What is needed is a word-for-word transcription of every record below.

(Collected data entries)
::::::
-#pragma unroll 1
-    for (int c = 0; c < FF_NCH; ++c) {
-      const int stage = c & 1;
+      uint32_t one2 = 0x3F803F80u;
+      asm volatile("" : "+v"(one2));
+      const bf16x8 ones = __builtin_bit_cast(bf16x8, make_uint4(one2, one2, one2, one2));
+#pragma unroll
+      for (int k = 0; k < 2; ++k) {
+        f32x4 sacc = f32x4{0.f, 0.f, 0.f, 0.f}, gacc = f32x4{0.f, 0.f, 0.f, 0.f};
+#pragma unroll
+        for (int ks = 0; ks < FF_KS; ++ks) {
+          sacc = __builtin_amdgcn_mfma_f32_16x16x32_bf16(ones, x[k][ks], sacc, 0, 0, 0);
+          gacc = __builtin_amdgcn_mfma_f32_16x16x32_bf16(x[k][ks], x[k][ks], gacc, 0, 0, 0);
+        }
+        const int sfr = fresh_lane() & 15, j3 = sfr & 3;
+        const float gd = j3 == 0 ? gacc[0] : j3 == 1 ? gacc[1] : j3 == 2 ? gacc[2] : gacc[3];
+        const float sxx = __shfl(gd, sfr + 16 * (sfr >> 2), 64);
+        constexpr float RK = 1.0f / (float)FF_C;
+        const float mean = sacc[0] * RK;
+        const float var = fmaf(sxx, RK, -mean * mean);
+        rstd[k] = rsqrtf(row_var_guarded<FF_KS>(x[k], mean, var, RK) + a.eps);
+        nmean[k] = -mean;
+      }
+    }
+#pragma unroll
+    for (int k = 0; k < 2; ++k)
+#pragma unroll
+      for (int ks = 0; ks < FF_KS; ++ks) asm volatile("" : "+v"(x[k][ks]));
+    f32x4 acc[2][FF_HB];
+#pragma unroll
+    for (int k = 0; k < 2; ++k)
+#pragma unroll
+      for (int n = 0; n < FF_HB; ++n) acc[k][n] = f32x4{0.f, 0.f, 0.f, 0.f};
+
+    auto read_hf = [&](bf16x8 (&hf)[2], int c1) {
+#pragma unroll
+      for (int k = 0; k < 2; ++k) hf[k] = *(const bf16x8*)(xch + (c1 & 1) * FF_XCH + k * 1024);
+    };
+    auto read_w2 = [&](bf16x8 (&w2f)[FF_HB], int c1, int n0, int n1) {
+      const char* s2 = smem + (c1 & 1) * FF_STAGE + FF_W1_BYTES + pp * (FF_HB * 1024) + lane * 16;
+#pragma unroll
+      for (int n = n0; n < n1; ++n) w2f[n] = *(const bf16x8*)(s2 + n * 1024);
+    };
+    auto ff2 = [&](const bf16x8 (&w2f)[FF_HB], const bf16x8 (&hf)[2]) {
+#pragma unroll
+      for (int n = 0; n < FF_HB; ++n)
+#pragma unroll
+        for (int k = 0; k < 2; ++k) acc[k][n] = __builtin_amdgcn_mfma_f32_16x16x32_bf16(w2f[n], hf[k], acc[k][n], 0, 0, 0);
+    };
+
+    auto chunk = [&](auto is_first, int c) {
+      constexpr bool FIRST = decltype(is_first)::value;
       asm volatile("s_waitcnt vmcnt(0) lgkmcnt(0)" ::: "memory");
       __builtin_amdgcn_s_barrier();
-      float4 tbh[2], tbg[2], tsh[2], tsg[2];
-#pragma unroll
-      for (int p = 0; p < 2; ++p) {
-        const int H0 = 32 * c + 8 * fq + 4 * p;
-        tbh[p] = *(const float4*)(sbh + H0);
-        tbg[p] = *(const float4*)(sbg + H0);
-        if constexpr (LNF) {
-          tsh[p] = *(const float4*)(ssh + H0);
-          tsg[p] = *(const float4*)(ssg + H0);
-        }
-      }
+      const int H0 = 32 * c + 8 * fq + 4 * pp;
+      const float4 tbh = *(const float4*)(sbh + H0), tbg = *(const float4*)(sbg + H0);
+      float4 tsh, tsg;
+      if constexpr (LNF) {
+        tsh = *(const float4*)(ssh + H0);
+        tsg = *(const float4*)(ssg + H0);
+      }
+      bf16x8 hf[2];
+      if constexpr (!FIRST) read_hf(hf, c - 1);
       __builtin_amdgcn_sched_barrier(0);
-      if (c + 1 < FF_NCH) issue(c + 1, stage ^ 1);
-      else if (t + 1 < passes) issue(0, 0);
-      const char* sb = smem + stage * FF_STAGE;
-      f32x4 hg[4];
-#pragma unroll
-      for (int b = 0; b < 4; ++b) hg[b] = f32x4{0.f, 0.f, 0.f, 0.f};
-      bf16x8 wf[3][4];
-      auto read_w1 = [&](bf16x8 (&f)[4], int ks) {
+      const int cn = c + 1 < FF_NCH ? c + 1 : 0;
+      const uint32_t kill = (c + 1 < FF_NCH || t + 1 < passes) ? 0u : G2_OOB;
+      const char* sb = smem + (c & 1) * FF_STAGE;
+      f32x4 hg[2][2];
+#pragma unroll
+      for (int k = 0; k < 2; ++k) hg[k][0] = hg[k][1] = f32x4{0.f, 0.f, 0.f, 0.f};
+      bf16x8 wf[3][2], w2f[FF_HB];
+      auto read_w1 = [&](bf16x8 (&f)[2], int ks) {
         const char* p = sb + (ks >> 1) * FF_W1_SUB + ((ks & 1) ? (wl ^ 64u) : wl);
-#pragma unroll
-        for (int b = 0; b < 4; ++b) f[b] = *(const bf16x8*)(p + b * 2048);
+        f[0] = *(const bf16x8*)p;
+        f[1] = *(const bf16x8*)(p + 2048);
       };
       read_w1(wf[0], 0);
       read_w1(wf[1], 1);
 #pragma unroll
       for (int ks = 0; ks < FF_KS; ++ks) {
::::::
### Response
-#pragma unroll 1
-    for (int c = 0; c < FF_NCH; ++c) {
-      const int stage = c & 1;
+      uint32_t one2 = 0x3F803F80u;
+      asm volatile("" : "+v"(one2));
+      const bf16x8 ones = __builtin_bit_cast(bf16x8, make_uint4(one2, one2, one2, one2));
+#pragma unroll
+      for (int k = 0; k < 2; ++k) {
+        f32x4 sacc = f32x4{0.f, 0.f, 0.f, 0.f}, gacc = f32x4{0.f, 0.f, 0.f, 0.f};
+#pragma unroll
+        for (int ks = 0; ks < FF_KS; ++ks) {
+          sacc = __builtin_amdgcn_mfma_f32_16x16x32_bf16(ones, x[k][ks], sacc, 0, 0, 0);
+          gacc = __builtin_amdgcn_mfma_f32_16x16x32_bf16(x[k][ks], x[k][ks], gacc, 0, 0, 0);
+        }
+        const int sfr = fresh_lane() & 15, j3 = sfr & 3;
+        const float gd = j3 == 0 ? gacc[0] : j3 == 1 ? gacc[1] : j3 == 2 ? gacc[2] : gacc[3];
+        const float sxx = __shfl(gd, sfr + 16 * (sfr >> 2), 64);
+        constexpr float RK = 1.0f / (float)FF_C;
+        const float mean = sacc[0] * RK;
+        const float var = fmaf(sxx, RK, -mean * mean);
+        rstd[k] = rsqrtf(row_var_guarded<FF_KS>(x[k], mean, var, RK) + a.eps);
+        nmean[k] = -mean;
+      }
+    }
+#pragma unroll
+    for (int k = 0; k < 2; ++k)
+#pragma unroll
+      for (int ks = 0; ks < FF_KS; ++ks) asm volatile("" : "+v"(x[k][ks]));
+    f32x4 acc[2][FF_HB];
+#pragma unroll
+    for (int k = 0; k < 2; ++k)
+#pragma unroll
+      for (int n = 0; n < FF_HB; ++n) acc[k][n] = f32x4{0.f, 0.f, 0.f, 0.f};
+
+    auto read_hf = [&](bf16x8 (&hf)[2], int c1) {
+#pragma unroll
+      for (int k = 0; k < 2; ++k) hf[k] = *(const bf16x8*)(xch + (c1 & 1) * FF_XCH + k * 1024);
+    };
+    auto read_w2 = [&](bf16x8 (&w2f)[FF_HB], int c1, int n0, int n1) {
+      const char* s2 = smem + (c1 & 1) * FF_STAGE + FF_W1_BYTES + pp * (FF_HB * 1024) + lane * 16;
+#pragma unroll
+      for (int n = n0; n < n1; ++n) w2f[n] = *(const bf16x8*)(s2 + n * 1024);
+    };
+    auto ff2 = [&](const bf16x8 (&w2f)[FF_HB], const bf16x8 (&hf)[2]) {
+#pragma unroll
+      for (int n = 0; n < FF_HB; ++n)
+#pragma unroll
+        for (int k = 0; k < 2; ++k) acc[k][n] = __builtin_amdgcn_mfma_f32_16x16x32_bf16(w2f[n], hf[k], acc[k][n], 0, 0, 0);
+    };
+
+    auto chunk = [&](auto is_first, int c) {
+      constexpr bool FIRST = decltype(is_first)::value;
       asm volatile("s_waitcnt vmcnt(0) lgkmcnt(0)" ::: "memory");
       __builtin_amdgcn_s_barrier();
-      float4 tbh[2], tbg[2], tsh[2], tsg[2];
-#pragma unroll
-      for (int p = 0; p < 2; ++p) {
-        const int H0 = 32 * c + 8 * fq + 4 * p;
-        tbh[p] = *(const float4*)(sbh + H0);
-        tbg[p] = *(const float4*)(sbg + H0);
-        if constexpr (LNF) {
-          tsh[p] = *(const float4*)(ssh + H0);
-          tsg[p] = *(const float4*)(ssg + H0);
-        }
-      }
+      const int H0 = 32 * c + 8 * fq + 4 * pp;
+      const float4 tbh = *(const float4*)(sbh + H0), tbg = *(const float4*)(sbg + H0);
+      float4 tsh, tsg;
+      if constexpr (LNF) {
+        tsh = *(const float4*)(ssh + H0);
+        tsg = *(const float4*)(ssg + H0);
+      }
+      bf16x8 hf[2];
+      if constexpr (!FIRST) read_hf(hf, c - 1);
       __builtin_amdgcn_sched_barrier(0);
-      if (c + 1 < FF_NCH) issue(c + 1, stage ^ 1);
-      else if (t + 1 < passes) issue(0, 0);
-      const char* sb = smem + stage * FF_STAGE;
-      f32x4 hg[4];
-#pragma unroll
-      for (int b = 0; b < 4; ++b) hg[b] = f32x4{0.f, 0.f, 0.f, 0.f};
-      bf16x8 wf[3][4];
-      auto read_w1 = [&](bf16x8 (&f)[4], int ks) {
+      const int cn = c + 1 < FF_NCH ? c + 1 : 0;
+      const uint32_t kill = (c + 1 < FF_NCH || t + 1 < passes) ? 0u : G2_OOB;
+      const char* sb = smem + (c & 1) * FF_STAGE;
+      f32x4 hg[2][2];
+#pragma unroll
+      for (int k = 0; k < 2; ++k) hg[k][0] = hg[k][1] = f32x4{0.f, 0.f, 0.f, 0.f};
+      bf16x8 wf[3][2], w2f[FF_HB];
+      auto read_w1 = [&](bf16x8 (&f)[2], int ks) {
         const char* p = sb + (ks >> 1) * FF_W1_SUB + ((ks & 1) ? (wl ^ 64u) : wl);
-#pragma unroll
-        for (int b = 0; b < 4; ++b) f[b] = *(const bf16x8*)(p + b * 2048);
+        f[0] = *(const bf16x8*)p;
+        f[1] = *(const bf16x8*)(p + 2048);
       };
       read_w1(wf[0], 0);
       read_w1(wf[1], 1);
 #pragma unroll
       for (int ks = 0; ks < FF_KS; ++ks) {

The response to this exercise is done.